Name of Websites	Address
XML format	part id; part name; part short name; part short description; part type; part status; sample status; part results; part nickname; part rating; part url; part entered; part author; Sequences; Samples; References; groups; deep subparts; specified subparts; specified subscars; features; parameters; categories; twins
Hard information	DNA status; Group Favorite; Whether or not deleted; Used Times; Length of Documentation
Get part	Confirmed Times; Not Confirmed Details
Experience	Average Rating; Number of Comments
Google scholar	Number of Publication; URL of the most related publication

Table 4 Data collected from the 5 sources

Property	Description
part id	Official name of the part
part name	BBa_B0034
part short name	Part name without “BBa_”
part short description	The short description is usually a biological or technical descriptor of the part. It will show up on the part page
part type	This will state the part type/function, and will show up at the top of the part page, to the left of the DNA Status
part status	The status of the part based on the completeness of its documentation and characterization.system not currently in place
sample status	The status of the part's physical DNA (sample) in the Repository
part results	The experience status for a part, as documented by the part authors
part nickname	Nickname of the part
part rating	Whether there is a registry star for the part
part url	URL of main page for the part
part entered	Entered date of the part
part author	Author of the part
Sequences	Nucleotide sequence of the part
Samples	It’s not enabled now
References	It’s not enabled now
Groups	It’s not enabled now
deep subparts	All subparts that compose the subparts in the part
specified subparts	All subparts that compose the part
specified subscars	All scars between subparts
Features	Features of the part
Parameters	The parameters are submitter-decided, allowing for a degree of technical specification for the part.
Categories	Categories allow for a part to become content in automatically generated part tables, which is important in defining the organization of your part within the Registry, and specifically for the Catalog of Parts and Device
Twins	Two or more parts are twins if they have the same sequence
DNA status	States the DNA status of your part: Deleted, Planning, Sent, Available, etc.
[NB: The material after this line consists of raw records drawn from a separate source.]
template <int R, bool KC>
struct Stage {
  static constexpr int CHUNKS = R * BK * 2 / 16 / 256;
  u32x4 v[CHUNKS];

  __device__ __forceinline__ void load(const bf16_t* __restrict__ base, long ld, int r0, int k0, int R_lim,
                                       int K, int tid) {
#pragma unroll
    for (int i = 0; i < CHUNKS; ++i) {
      int c = tid + 256 * i;
      if constexpr (KC) {
        int row = c >> 3, kc = c & 7;
        int gr = r0 + row, gk = k0 + kc * 8;
        if (gr < R_lim && gk < K)
          v[i] = *reinterpret_cast<const u32x4*>(base + (long)gr * ld + gk);
        else
          v[i] = u32x4{0, 0, 0, 0};
      } else {
        constexpr int CPR = R / 8;
        int krow = c / CPR, mc = c % CPR;
        int gk = k0 + krow, gr = r0 + mc * 8;
        if (gk < K && gr < R_lim)
          v[i] = *reinterpret_cast<const u32x4*>(base + (long)gk * ld + gr);
        else
          v[i] = u32x4{0, 0, 0, 0};
      }
    }
  }

  __device__ __forceinline__ void store(bf16_t* lds, int tid) const {
#pragma unroll
    for (int i = 0; i < CHUNKS; ++i) {
      int c = tid + 256 * i;
      if constexpr (KC) {
        int row = c >> 3, kc = c & 7;
        *reinterpret_cast<u32x4*>(lds + row * BK + swz_k(row, kc) * 8) = v[i];
      } else {
        constexpr int CPR = R / 8;
        int krow = c / CPR, mc = c % CPR;
        *reinterpret_cast<u32x4*>(lds + krow * R + swz_mn<R>(krow, mc * 2) * 4) = v[i];
      }
    }
  }
};

template <int R, bool KC>
__device__ __forceinline__ bf16x8 frag(const bf16_t* lds, int rb, int ks, int lane) {
  if constexpr (KC) {
    int row = rb + (lane & 15);
    int kc = ks * 4 + (lane >> 4);
    u32x4 raw = *reinterpret_cast<const u32x4*>(lds + row * BK + swz_k(row, kc) * 8);
    return __builtin_bit_cast(bf16x8, raw);
  } else {
    int g = lane >> 4, i = lane & 15, q = i >> 2, p = i & 3;
    int kr0 = ks * 32 + 8 * g + q;
    int c8 = (rb >> 2) + p;
    s16x4 lo = lds_read_tr16(lds + kr0 * R + swz_mn<R>(kr0, c8) * 4);
    int kr1 = kr0 + 4;
    s16x4 hi = lds_read_tr16(lds + kr1 * R + swz_mn<R>(kr1, c8) * 4);
    return join_bf16x8(lo, hi);
  }
}

template <int BM, int BN, bool A_KC, bool B_KC, bool OUT_F32>
__global__ __launch_bounds__(256) void gemm_bf16_kernel(GemmArgs p) {
  constexpr int TM = BM / 32, TN = BN / 32;
  constexpr int A_TILE = BM * BK, B_TILE = BN * BK;
  __shared__ __attribute__((aligned(16))) bf16_t smem[2 * (A_TILE + B_TILE)];
#define As(i) (smem + (i) * A_TILE)
#define Bs(i) (smem + 2 * A_TILE + (i) * B_TILE)

  const int tid = threadIdx.x, lane = tid & 63, wave = tid >> 6;
  const int wr = wave >> 1, wc = wave & 1;
  const int ntm = (p.M + BM - 1) / BM, ntn = (p.N + BN - 1) / BN;
  const int tile = xcd_remap(blockIdx.x, gridDim.x);
  const int tm_i = tile / ntn, tn_i = tile % ntn;
  if (tm_i >= ntm) return;
  const int bz = blockIdx.y;
  const int b = bz / p.splitk, split = bz % p.splitk;
  const int m0 = tm_i * BM, n0 = tn_i * BN;

  const bf16_t* Ab = p.A + (long)b * p.sA;
  const bf16_t* Bb = p.B + (long)b * p.sB;

  const int nkt_total = (p.K + BK - 1) / BK;
  const int kt_begin = split * p.kt_per_split;
  const int kt_end = min(nkt_total, kt_begin + p.kt_per_split);

  f32x4 acc[TM][TN];
#pragma unroll
  for (int i = 0; i < TM; ++i)
#pragma unroll
    for (int j = 0; j < TN; ++j) acc[i][j] = f32x4{0.f, 0.f, 0.f, 0.f};

  Stage<BM, A_KC> sa;
  Stage<BN, B_KC> sb;
  if (kt_begin < kt_end) {
    sa.load(Ab, p.lda, m0, kt_begin * BK, p.M, p.K, tid);
    sb.load(Bb, p.ldb, n0, kt_begin * BK, p.N, p.K, tid);
    sa.store(As(0), tid);
    sb.store(Bs(0), tid);
  }
  __syncthreads();

  for (int kt = kt_begin; kt < kt_end; ++kt) {
    const int cur = (kt - kt_begin) & 1;
    const bool more = kt + 1 < kt_end;
    if (more) {
      sa.load(Ab, p.lda, m0, (kt + 1) * BK, p.M, p.K, tid);
      sb.load(Bb, p.ldb, n0, (kt + 1) * BK, p.N, p.K, tid);
    }
#pragma unroll
    for (int ks = 0; ks < BK / 32; ++ks) {
      bf16x8 af[TM], bfr[TN];
#pragma unroll
      for (int i = 0; i < TM; ++i) af[i] = frag<BM, A_KC>(As(cur), wr * (BM / 2) + i * 16, ks, lane);
#pragma unroll
      for (int j = 0; j < TN; ++j) bfr[j] = frag<BN, B_KC>(Bs(cur), wc * (BN / 2) + j * 16, ks, lane);
#pragma unroll
      for (int i = 0; i < TM; ++i)
#pragma unroll
        for (int j = 0; j < TN; ++j) acc[i][j] = mfma16x16x32(af[i], bfr[j], acc[i][j]);
    }
    if (more) {
      sa.store(As(cur ^ 1), tid);
      sb.store(Bs(cur ^ 1), tid);
    }
    __syncthreads();
  }

  const bool relu = p.flags & 1;
  const bool has_bias = (p.flags & 2) && p.splitk == 1;
  const bool bias_f32 = p.flags & 4;
  const bool accumulate = p.flags & 8;
  if constexpr (!OUT_F32) {
    constexpr int LDC = BN + 8;
    bf16_t* ct = smem;
#pragma unroll
    for (int j = 0; j < TN; ++j) {
      const int cl = wc * (BN / 2) + j * 16 + (lane & 15);
      const int col = n0 + cl;
      float bv = 0.f;
      if (has_bias && col < p.N) {
        const long bo = (long)b * p.sBias + col;
        bv = bias_f32 ? reinterpret_cast<const float*>(p.bias)[bo]
                      : bf2f(reinterpret_cast<const bf16_t*>(p.bias)[bo]);
      }
#pragma unroll
      for (int i = 0; i < TM; ++i)
#pragma unroll
        for (int r = 0; r < 4; ++r) {
          float v = acc[i][j][r] * p.alpha + bv;
          if (relu) v = fmaxf(v, 0.f);
          ct[(wr * (BM / 2) + i * 16 + (lane >> 4) * 4 + r) * LDC + cl] = f2bf(v);
        }
    }
    __syncthreads();
    bf16_t* Cb = reinterpret_cast<bf16_t*>(p.C) + (long)b * p.sC;
    constexpr int CPR = BN / 8;
    const bool vec_ok = (p.ldc % 8 == 0) && ((((uintptr_t)Cb) & 15) == 0);
    for (int c = tid; c < BM * CPR; c += 256) {
      const int rl = c / CPR, cc = c % CPR;
      const int row = m0 + rl, col = n0 + cc * 8;
      if (row >= p.M || col >= p.N) continue;
      const bf16_t* src = ct + rl * LDC + cc * 8;
      bf16_t* dst = Cb + (long)row * p.ldc + col;
      if (p.flags & (kResAdd | kResMask)) {
        float v[8];
        u32x4 rb = {0, 0, 0, 0}, rf0 = {0, 0, 0, 0}, rf1 = {0, 0, 0, 0};
        const long ro = (long)b * p.sR + (long)row * p.ldr + col;
#pragma unroll
        for (int e = 0; e < 8; ++e) {
          v[e] = bf2f(src[e]);
          if (col + e < p.N) {
            if (p.flags & kResF32) {
              const float rv = reinterpret_cast<const float*>(p.res)[ro + e];
              if (e < 4) rf0[e] = __float_as_uint(rv); else rf1[e - 4] = __float_as_uint(rv);
            } else {
              const unsigned rv = reinterpret_cast<const bf16_t*>(p.res)[ro + e];
              rb[e >> 1] |= (e & 1) ? (rv << 16) : rv;
            }
          }
        }
        apply_res8(v, p.flags, rb, rf0, rf1);
        if (vec_ok && col + 8 <= p.N)
          *reinterpret_cast<u32x4*>(dst) = u32x4{pack_bf16x2(v[0], v[1]), pack_bf16x2(v[2], v[3]),
                                                 pack_bf16x2(v[4], v[5]), pack_bf16x2(v[6], v[7])};
        else
          for (int e = 0; e < 8 && col + e < p.N; ++e) dst[e] = f2bf(v[e]);
      } else if (vec_ok && col + 8 <= p.N) {
        *reinterpret_cast<u32x4*>(dst) = *reinterpret_cast<const u32x4*>(src);
      } else {
        for (int e = 0; e < 8 && col + e < p.N; ++e) dst[e] = src[e];
      }
    }
    return;
  }
#pragma unroll
  for (int i = 0; i < TM; ++i) {
#pragma unroll
    for (int j = 0; j < TN; ++j) {
      const int col = n0 + wc * (BN / 2) + j * 16 + (lane & 15);
      if (col >= p.N) continue;
      float bv = 0.f;
      if (has_bias) {
        const long bo = (long)b * p.sBias + col;
        bv = bias_f32 ? reinterpret_cast<const float*>(p.bias)[bo]
                      : bf2f(reinterpret_cast<const bf16_t*>(p.bias)[bo]);
      }
#pragma unroll
      for (int r = 0; r < 4; ++r) {
        const int row = m0 + wr * (BM / 2) + i * 16 + (lane >> 4) * 4 + r;
        if (row >= p.M) continue;
        float v = acc[i][j][r] * p.alpha + bv;
        if (relu) v = fmaxf(v, 0.f);
        const long off = (long)b * p.sC + (long)row * p.ldc + col;
        if constexpr (OUT_F32) {
          float* C = reinterpret_cast<float*>(p.C);
          if (p.splitk > 1) atomicAdd(C + off, v);
          else if (accumulate) C[off] += v;
          else C[off] = v;
        } else {
          reinterpret_cast<bf16_t*>(p.C)[off] = f2bf(v);
        }
      }
    }
  }
}

#undef As
#undef Bs


template <int R>
__device__ __forceinline__ int swz_mn16(int krow) {
  if constexpr (R >= 128) return ((krow & 3) | (((krow >> 3) & 1) << 2)) << 1;
  else return ((((krow >> 1) & 1)) | (((krow >> 3) & 1) << 1)) << 1;
}


template <int N>
__device__ __forceinline__ void wait_vm_imm() {
  asm volatile("s_waitcnt vmcnt(%0)" ::"n"(N) : "memory");
}
__device__ __forceinline__ void wait_vm_n(int n) {
  switch (n) {
#define LJS_W(k) case k: wait_vm_imm<k>(); return;
    LJS_W(0) LJS_W(1) LJS_W(2) LJS_W(3) LJS_W(4) LJS_W(5) LJS_W(6) LJS_W(7) LJS_W(8) LJS_W(9) LJS_W(10)
    LJS_W(11) LJS_W(12) LJS_W(13) LJS_W(14) LJS_W(15) LJS_W(16) LJS_W(17) LJS_W(18) LJS_W(19) LJS_W(20)
    LJS_W(21) LJS_W(22) LJS_W(23) LJS_W(24) LJS_W(25) LJS_W(26) LJS_W(27) LJS_W(28) LJS_W(29) LJS_W(30)
    LJS_W(31) LJS_W(32) LJS_W(33) LJS_W(34) LJS_W(35) LJS_W(36) LJS_W(37) LJS_W(38) LJS_W(39) LJS_W(40)
    LJS_W(41) LJS_W(42) LJS_W(43) LJS_W(44) LJS_W(45) LJS_W(46)
#undef LJS_W
    default: wait_vm_imm<47>(); return;
  }
}

template <int R, bool KC, int NW>
struct DmaTile {
  static constexpr int PIECES = R * BK * 2 / 1024;
  static constexpr int PER_WAVE = PIECES / NW;
  static_assert(PIECES % NW == 0, "pieces must split evenly over the waves");
  int voff[PER_WAVE];

  __device__ __forceinline__ void init(long ld, int wave, int lane) {
#pragma unroll
    for (int i = 0; i < PER_WAVE; ++i) {
      const int q = wave + NW * i;
      long e;
      if constexpr (KC) {
        const int row = 8 * q + (lane >> 3), slot = lane & 7;
        e = (long)row * ld + 8 * (slot ^ ((row >> 1) & 7));
      } else {
        constexpr int CPR = R / 8;
        constexpr int KPP = 64 / CPR;
        const int krow = KPP * q + lane / CPR, slot = lane % CPR;
        e = (long)krow * ld + 8 * (slot ^ swz_mn16<R>(krow));
      }
      voff[i] = (int)(e * 2);
    }
  }

  __device__ __forceinline__ void issue(__amdgpu_buffer_rsrc_t rs, bf16_t* lds, int soff, int wave) const {
#pragma unroll
    for (int i = 0; i < PER_WAVE; ++i)
      __builtin_amdgcn_raw_ptr_buffer_load_lds(rs, (LDS_PTR(void))(lds + (wave + NW * i) * 512), 16, voff[i], soff,
                                               0, 0);
  }
};

struct WorkItem {
  int b, m0, n0, kt0, split;
};

__device__ __forceinline__ WorkItem decode_item(const GemmArgs& p, int item, int ntm, int ntn) {
  WorkItem w;
  int tm_i, tn_i, r;
  if (p.flags & kMFast) {
    tm_i = item % ntm;
    r = item / ntm;
    tn_i = r % ntn;
    r /= ntn;
  } else {
    tn_i = item % ntn;
    r = item / ntn;
    tm_i = r % ntm;
    r /= ntm;
  }
  w.b = r % p.batch;
  w.split = r / p.batch;
  w.m0 = tm_i;
  w.n0 = tn_i;
  w.kt0 = w.split * p.kt_per_split;
  return w;
}

constexpr int kSC1 = 16;

template <int BM, int BN, int WM, int WN, int NST, bool A_KC, bool B_KC, bool OUT_F32, int RES = 0>
__device__ __forceinline__ void gemm_dma_body(const GemmArgs& p, const int bid, const int G) {
  constexpr int NW = WM * WN;
  constexpr int TM = BM / WM / 16, TN = BN / WN / 16;
  constexpr int A_TILE = BM * BK, B_TILE = BN * BK, STAGE = A_TILE + B_TILE;
  using TA = DmaTile<BM, A_KC, NW>;
  using TB = DmaTile<BN, B_KC, NW>;
  constexpr int L = TA::PER_WAVE + TB::PER_WAVE;
  constexpr bool SWAP = true;
  static_assert(OUT_F32 || TN % 2 == 0, "column blocks pair up for 16-byte stores");
  constexpr int S_EPI = TM * TN / 2;
  static_assert(L * (NST - 1) + S_EPI + 1 <= 63, "vmcnt immediate range");
  __shared__ __attribute__((aligned(16))) bf16_t smem[NST * STAGE];

  const int tid = threadIdx.x, lane = tid & 63;
  const int wave = __builtin_amdgcn_readfirstlane(tid >> 6);
  const int wr = wave / WN, wc = wave % WN;
  const int ntm = (p.M + BM - 1) / BM, ntn = (p.N + BN - 1) / BN;
  const int items = p.batch * p.splitk * ntm * ntn;
  const int slot = xcd_remap(bid, G);
  const int my_items = slot < items ? (items - slot + G - 1) / G : 0;
  const int nk = p.kt_per_split;
  const int total = my_items * nk;
#ifdef LJS_GEMM_TRACE
  unsigned long long* trc = p.trace ? p.trace + ((long)bid * NW + wave) * kTraceSlots : nullptr;
  int trn = 0;
  auto stamp = [&]() {
    if (trc && trn < kTraceSlots - 1) {
      const unsigned long long t = __builtin_amdgcn_s_memtime();
      if (lane == 0) trc[trn] = t;
    }
    ++trn;
  };
  auto stamp_end = [&]() {
    if (trc) {
      const unsigned long long t = __builtin_amdgcn_s_memtime();
      if (lane == 0) trc[kTraceSlots - 1] = t;
    }
  };
#else
  auto stamp = [&]() {};
  auto stamp_end = [&]() {};
#endif
  stamp();

  constexpr int AES = 2;
  const long a_bytes = AES * (A_KC ? (long)(p.M - 1) * p.lda + p.K : (long)(p.K - 1) * p.lda + p.M);
  const long b_bytes = 2 * (B_KC ? (long)(p.N - 1) * p.ldb + p.K : (long)(p.K - 1) * p.ldb + p.N);
  const long a_kt = A_KC ? (long)BK * AES : (long)BK * p.lda * 2;
  const long b_kt = B_KC ? (long)BK * 2 : (long)BK * p.ldb * 2;

  TA ta;
  TB tb;
  ta.init(p.lda, wave, lane);
  tb.init(p.ldb, wave, lane);

  int is_item = 0, is_kt = 0;
  __amdgpu_buffer_rsrc_t ra, rb;
  int a_off = 0, b_off = 0;
  const int a_step = (int)a_kt, b_step = (int)b_kt;
  auto load_item = [&](int k) {
    const WorkItem w = decode_item(p, slot + G * k, ntm, ntn);
    ra = make_rsrc(reinterpret_cast<const unsigned char*>(p.A) + (long)w.b * p.sA * AES, a_bytes);
    rb = make_rsrc((p.flags & kBPtrs) ? p.bptr[w.b] : p.B + (long)w.b * p.sB, b_bytes);
    a_off = __builtin_amdgcn_readfirstlane(
        (int)((A_KC ? (long)w.m0 * BM * p.lda : (long)w.m0 * BM) * AES + w.kt0 * a_kt));
    b_off = __builtin_amdgcn_readfirstlane(
        (int)((B_KC ? (long)w.n0 * BN * p.ldb : (long)w.n0 * BN) * 2 + w.kt0 * b_kt));
  };
  auto issue_a = [&](int st) { ta.issue(ra, smem + st * STAGE, a_off, wave); };
  auto issue_b = [&](int st) { tb.issue(rb, smem + st * STAGE + A_TILE, b_off, wave); };
  auto issue_next = [&](int st) {
    if (is_kt == 0) load_item(is_item);
    issue_a(st);
    issue_b(st);
    a_off += a_step;
    b_off += b_step;
    if (++is_kt == nk) { is_kt = 0; ++is_item; }
  };
  auto issue_half = [&](int st, bool second) {
    if (!second) {
      if (is_kt == 0) load_item(is_item);
      issue_a(st);
      a_off += a_step;
    } else {
      issue_b(st);
      b_off += b_step;
      if (++is_kt == nk) { is_kt = 0; ++is_item; }
    }
  };

  f32x4 acc[TM][TN];
#pragma unroll
  for (int i = 0; i < TM; ++i)
#pragma unroll
    for (int j = 0; j < TN; ++j) acc[i][j] = f32x4{0.f, 0.f, 0.f, 0.f};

These statuses are generated by the Registry, so the user cannot edit them.
Group Favorite	One can choose if the part is a favorite of your team/group.
Whether or not deleted	Whether the part is deleted
Used Times	The number of times the part has been specified in composite parts in the Registry
Confirmed Times	The number of times the part sequence has been confirmed by users
Not Confirmed Details	Details of not confirmed facts
Average rating	The mean value of rating for the part given by users
Number of Comments	The number of comments from users
Number of Publication	The number of related results of the part on Google Scholar
URL of the most related publication	The most related result of the part on Google Scholar

Table 5 Description of attributes in Easy BBK database

Database Structure

The structure of the database is presented in Figure 1. The primary key in table “Main” is “part name”, with all the other tables linked to it by identical “part name”. There is no primary key in the tables except “Main” because biobricks could belong to more than one category or have more than one twins. Thus, the part name in the rest tables could be repeated for several times, depending on different biobricks.